Apar Ganti, MD: Lurbinectedin is the first drug that has been approved in this setting for a long time, and we are all excited about it. We finally have some alternative to topotecan. As Dr Chiang mentioned earlier, topotecan was available, but no one really liked it because of the myelosuppression and the toxicity associated with it. As you mentioned earlier, the outcomes were not great. Response rates ranged between 10% and 25%, with a median overall survival between 6 and 8 months. There was a big need to improve upon that. Lurbinectedin seems to have done that, at lease in some measure. As far as my practice is concerned, I will be using more of this drug in this cohort of patients. From the phase 2 basket trial that you just described, it appears that the adverse effect profile was very manageable. Myelosuppression was not as significant compared with topotecan, with the understanding that these 2 drugs have not been compared head-to-head in a clinical trial. There is an ongoing phase 3 trial comparing the combination of lurbinectedin and doxorubicin with topotecan, and that will give us more details and a better idea of what the exact benefit of lurbinectedin is. Based on this phase 2 data, I think that this would be a useful addition to our armamentarium in regard to small-cell lung cancer.

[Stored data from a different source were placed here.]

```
#define NNOP_DUO_LOOP_MASKED(TS, MP1, MP0, VP1, VP0) \
    "v_mov_b32 v208, 0\n\t" \
    "v_mov_b32 v209, 0\n\t" \
    "v_mov_b32 v210, 0xff800000\n\t" \
    "v_mov_b32 v211, 0xff800000\n\t" \
    "s_cmp_lg_u32 %[st], 0\n\t" \
    "s_cbranch_scc1 L_loop1_%=\n\t" \
    "L_loop0_%=:\n\t" \
    "s_cmp_lt_i32 %[st], %[snlive]\n\t" \
    "s_cselect_b32 s56, 1, 0\n\t" \
    "s_sub_i32 s58, %[st], 2\n\t" \
    "s_cmp_lt_i32 s58, %[snlive]\n\t" \
// ... 7739 lines not shown
    "v_mul_f32 v58, v58, v217\n\t" \
    "v_mul_f32 v59, v59, v217\n\t" \
    "v_mul_f32 v60, v60, v217\n\t" \
    "v_mul_f32 v61, v61, v217\n\t" \
    "v_mul_f32 v62, v62, v217\n\t" \
    "v_mul_f32 v63, v63, v217\n\t" \
    "ds_bpermute_b32 v218, v212, v217\n\t" \
    "ds_bpermute_b32 v219, v213, v217\n\t" \
    "s_waitcnt lgkmcnt(0)\n\t" \
    "v_mul_f32 v100, v100, v218\n\t" \
    "v_mul_f32 v101, v101, v219\n\t" \
    "s_branch L_rescdone0_%=\n\t" \
    "L_exit0_%=:\n\t" \
    "s_branch L_end_%=\n\t" \
    "L_loop1_%=:\n\t" \
    "s_cmp_lt_i32 %[st], %[snlive]\n\t" \
    "s_cselect_b32 s56, 1, 0\n\t" \
    "s_sub_i32 s58, %[st], 2\n\t" \
    "s_cmp_lt_i32 s58, %[snlive]\n\t" \
    "s_cselect_b32 s57, 1, 0\n\t" \
    "s_cmp_lt_i32 s58, 0\n\t" \
    "s_cselect_b32 s57, 0, s57\n\t" \
    "v_add_u32 v204, %[ska], v199\n\t" \
    "v_add_u32 v205, %[sva], v200\n\t" \
    "s_add_i32 s58, %[st], 4\n\t" \
    "s_lshl_b32 s58, s58, 13\n\t" \
    "s_min_u32 s60, s58, %[slast]\n\t" \
    "s_add_i32 s58, %[st], 2\n\t" \
    "s_lshl_b32 s58, s58, 13\n\t" \
    "s_min_u32 s61, s58, %[slast]\n\t" \
// ... 567 lines not shown
    "v_mul_f32 v55, v55, v217\n\t" \
    "v_mul_f32 v56, v56, v217\n\t" \
    "v_mul_f32 v57, v57, v217\n\t" \
    "v_mul_f32 v58, v58, v217\n\t" \
    "v_mul_f32 v59, v59, v217\n\t" \
    "v_mul_f32 v60, v60, v217\n\t" \
    "v_mul_f32 v61, v61, v217\n\t" \
    "v_mul_f32 v62, v62, v217\n\t" \
    "v_mul_f32 v63, v63, v217\n\t" \
    "ds_bpermute_b32 v218, v212, v217\n\t" \
    "ds_bpermute_b32 v219, v213, v217\n\t" \
    "s_waitcnt lgkmcnt(0)\n\t" \
    "v_mul_f32 v100, v100, v218\n\t" \
    "v_mul_f32 v101, v101, v219\n\t" \
    "s_branch L_rescdone1_%=\n\t" \
    "L_exit1_%=:\n\t" \
    "L_end_%=:\n\t" \
    "v_mov_b32 v224, s71\n\t" \
    "v_mov_b32 v225, s72\n\t" \
    "v_mov_b32 v226, s73\n\t" \
    "v_mov_b32 v227, s74\n\t" \
    "v_mov_b32 v228, s75\n\t"

#define NNOP_DUO_LOOP_MASKED_PROF(TS, MP1, MP0, VP1, VP0) \
    "v_mov_b32 v208, 0\n\t" \
    "v_mov_b32 v209, 0\n\t" \
    "v_mov_b32 v210, 0xff800000\n\t" \
    "v_mov_b32 v211, 0xff800000\n\t" \
    "s_memtime s[68:69]\n\t" \
    "s_waitcnt lgkmcnt(0)\n\t" \
// ... 1732 lines not shown
```
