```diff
+        };
+        __syncthreads();
+        const uint32_t Tk = block_kth_u32(key_of, a.kc, a.np, s_hist, s_sel);
+        if (threadIdx.x == 0) s_sel[3] = Tk == 0xFFFFFFFFu ? 0x7F800000u : 0u;
+        __syncthreads();
+        if (Tk != 0xFFFFFFFFu) {
+            uint32_t tm = 0u;
+            for (uint32_t c = threadIdx.x; c < a.kc; c += 256)
+                if (key_of(c) <= Tk) { const uint32_t u = __float_as_uint(ub_of(c)); tm = u > tm ? u : tm; }
+#pragma unroll
+            for (int off = 32; off > 0; off >>= 1) { const uint32_t o = (uint32_t)__shfl_xor((int)tm, off, 64); tm = o > tm ? o : tm; }
+            if (lane == 0) atomicMax(&s_sel[3], tm);
+        }
+        __syncthreads();
+        Tf = __uint_as_float(s_sel[3]);
+        all = !(Tf < INFINITY);
+    }
+    __syncthreads();
+    if (threadIdx.x == 0) s_sel[2] = 0u;
+    __syncthreads();
+    for (uint32_t c = threadIdx.x; c < a.kc_pad; c += 256) {
+        bool keep = false;
+        if (c < a.kc && !all) {
+            const float lb = parked ? s_lb[c] : bound(c).lb;
+            keep = !(lb > Tf);
+        }
+        if (keep) {
+            const uint32_t slot = atomicAdd(&s_sel[2], 1u);
+            if (slot < PR_CAP) s_list[slot] = c;
+        } else {
+            pk[c] = KEY_EMPTY; pv[c] = 0xFFFFFFFFu;
+        }
+    }
+    __syncthreads();
+    uint32_t m = s_sel[2];
+    if (all || m > PR_CAP) { all = true; m = a.kc; }
+    if (a.stats && threadIdx.x == 0) {
+        atomicAdd(&a.stats[0], 1ull);
+        atomicAdd(&a.stats[1], (unsigned long long)m);
+        if (all) atomicAdd(&a.stats[2], 1ull);
+    }
+    const uint32_t G = a.dim >> 2;
+    const float4 *qg = reinterpret_cast<const float4 *>(a.queries + (uint64_t)q * a.dim);
+    for (uint32_t p0 = 0; p0 < m; p0 += PR_R) {
+        float run = 0.0f;
+        for (uint32_t gs0 = 0; gs0 < G; gs0 += PR_GS) {
+            float4 qv[3];
+#pragma unroll
+            for (int j = 0; j < 3; ++j) {
+                const uint32_t g = gs0 + (uint32_t)lane + 64u * (uint32_t)j;
+                qv[j] = qg[g < G ? g : G - 1];
+            }
+#pragma unroll
+            for (int half = 0; half < 2; ++half) {
+                float4 xv[4][3];
+#pragma unroll
+                for (int i = 0; i < 4; ++i) {
+                    const uint32_t pi = p0 + 4u * (uint32_t)(half * 4 + i) + (uint32_t)wave;
+                    if (pi < m) {
+                        const uint32_t c = all ? pi : s_list[pi];
+                        const float4 *xg = reinterpret_cast<const float4 *>(a.centroids + (uint64_t)c * a.dim);
+#pragma unroll
+                        for (int j = 0; j < 3; ++j) {
+                            const uint32_t g = gs0 + (uint32_t)lane + 64u * (uint32_t)j;
+                            xv[i][j] = xg[g < G ? g : G - 1];
+                        }
+                    } else {
+#pragma unroll
+                        for (int j = 0; j < 3; ++j) xv[i][j] = make_float4(0.f, 0.f, 0.f, 0.f);
+                    }
+                }
+#pragma unroll
+                for (int i = 0; i < 4; ++i)
+#pragma unroll
+                    for (int j = 0; j < 3; ++j) {
+                        const float d0 = qv[j].x - xv[i][j].x, d1 = qv[j].y - xv[i][j].y, d2 = qv[j].z - xv[i][j].z, d3 = qv[j].w - xv[i][j].w;
+                        float t = d0 * d0 + d1 * d1;
+                        t = t + d2 * d2;
+                        t = t + d3 * d3;
+                        s_term[((uint32_t)wave * 8u + (uint32_t)(half * 4 + i)) * PR_TW + (uint32_t)lane + 64u * (uint32_t)j] = t;
+                    }
+            }
+            __syncthreads();
+            if (lane < 8) {
+                const uint32_t n = G - gs0 < PR_GS ? G - gs0 : PR_GS;
+                const float *row = s_term + ((uint32_t)wave * 8u + (uint32_t)lane) * PR_TW;
+                uint32_t g = 0;
+#pragma unroll 4
+                for (; g + 4 <= n; g += 4) {
+                    const float4 t = *reinterpret_cast<const float4 *>(row + g);
+                    run = run + t.x; run = run + t.y; run = run + t.z; run = run + t.w;
+                }
+                for (; g < n; ++g) run = run + row[g];
+            }
+            __syncthreads();
+        }
+        if (lane < 8 && p0 + 4u * (uint32_t)lane + (uint32_t)wave < m) {
+            const uint32_t li = p0 + 4u * (uint32_t)lane + (uint32_t)wave;
+            const uint32_t c = all ? li : s_list[li];
+            pk[c] = ((uint64_t)__float_as_uint(run) << 32) | c;
+            pv[c] = c;
+        }
+    }
+}
+
+hipError_t launch_probe_screen(const ProbeScreenArgs &a, hipStream_t s) {
+    if (a.nq == 0 || a.kc == 0) return hipSuccess;
+    if ((a.dim % 4) != 0 || (a.dim_p % 64) != 0 || a.dim_p < a.dim || (a.kc_pad % 256) != 0 || a.kc_pad < a.kc || a.np == 0 || a.np > a.kc)
+        return hipErrorInvalidValue;
+    hipLaunchKernelGGL(probe_screen_kernel, dim3(a.kc_pad / 64, (a.nq + 63) / 64), dim3(256), 0, s, a);
+    hipLaunchKernelGGL(probe_resolve_kernel, dim3(a.nq), dim3(256), 0, s, a);
+    return hipGetLastError();
+}
+
+}
```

Vivek Subbiah, MD: Do you have any other insight into this drug, Dr Chiang?
Anne Chiang, MD, PhD: I think this is a great option for our patients. We have this epic treatment plan built, we’ve been pushing to get this drug into patients, and it’s actually available. I just got an email this week. We’re very excited. I think that patients are excited. It’s well tolerated, and 35% overall response rate is much better than what we’ve seen with our standard agents. I think this is a great option.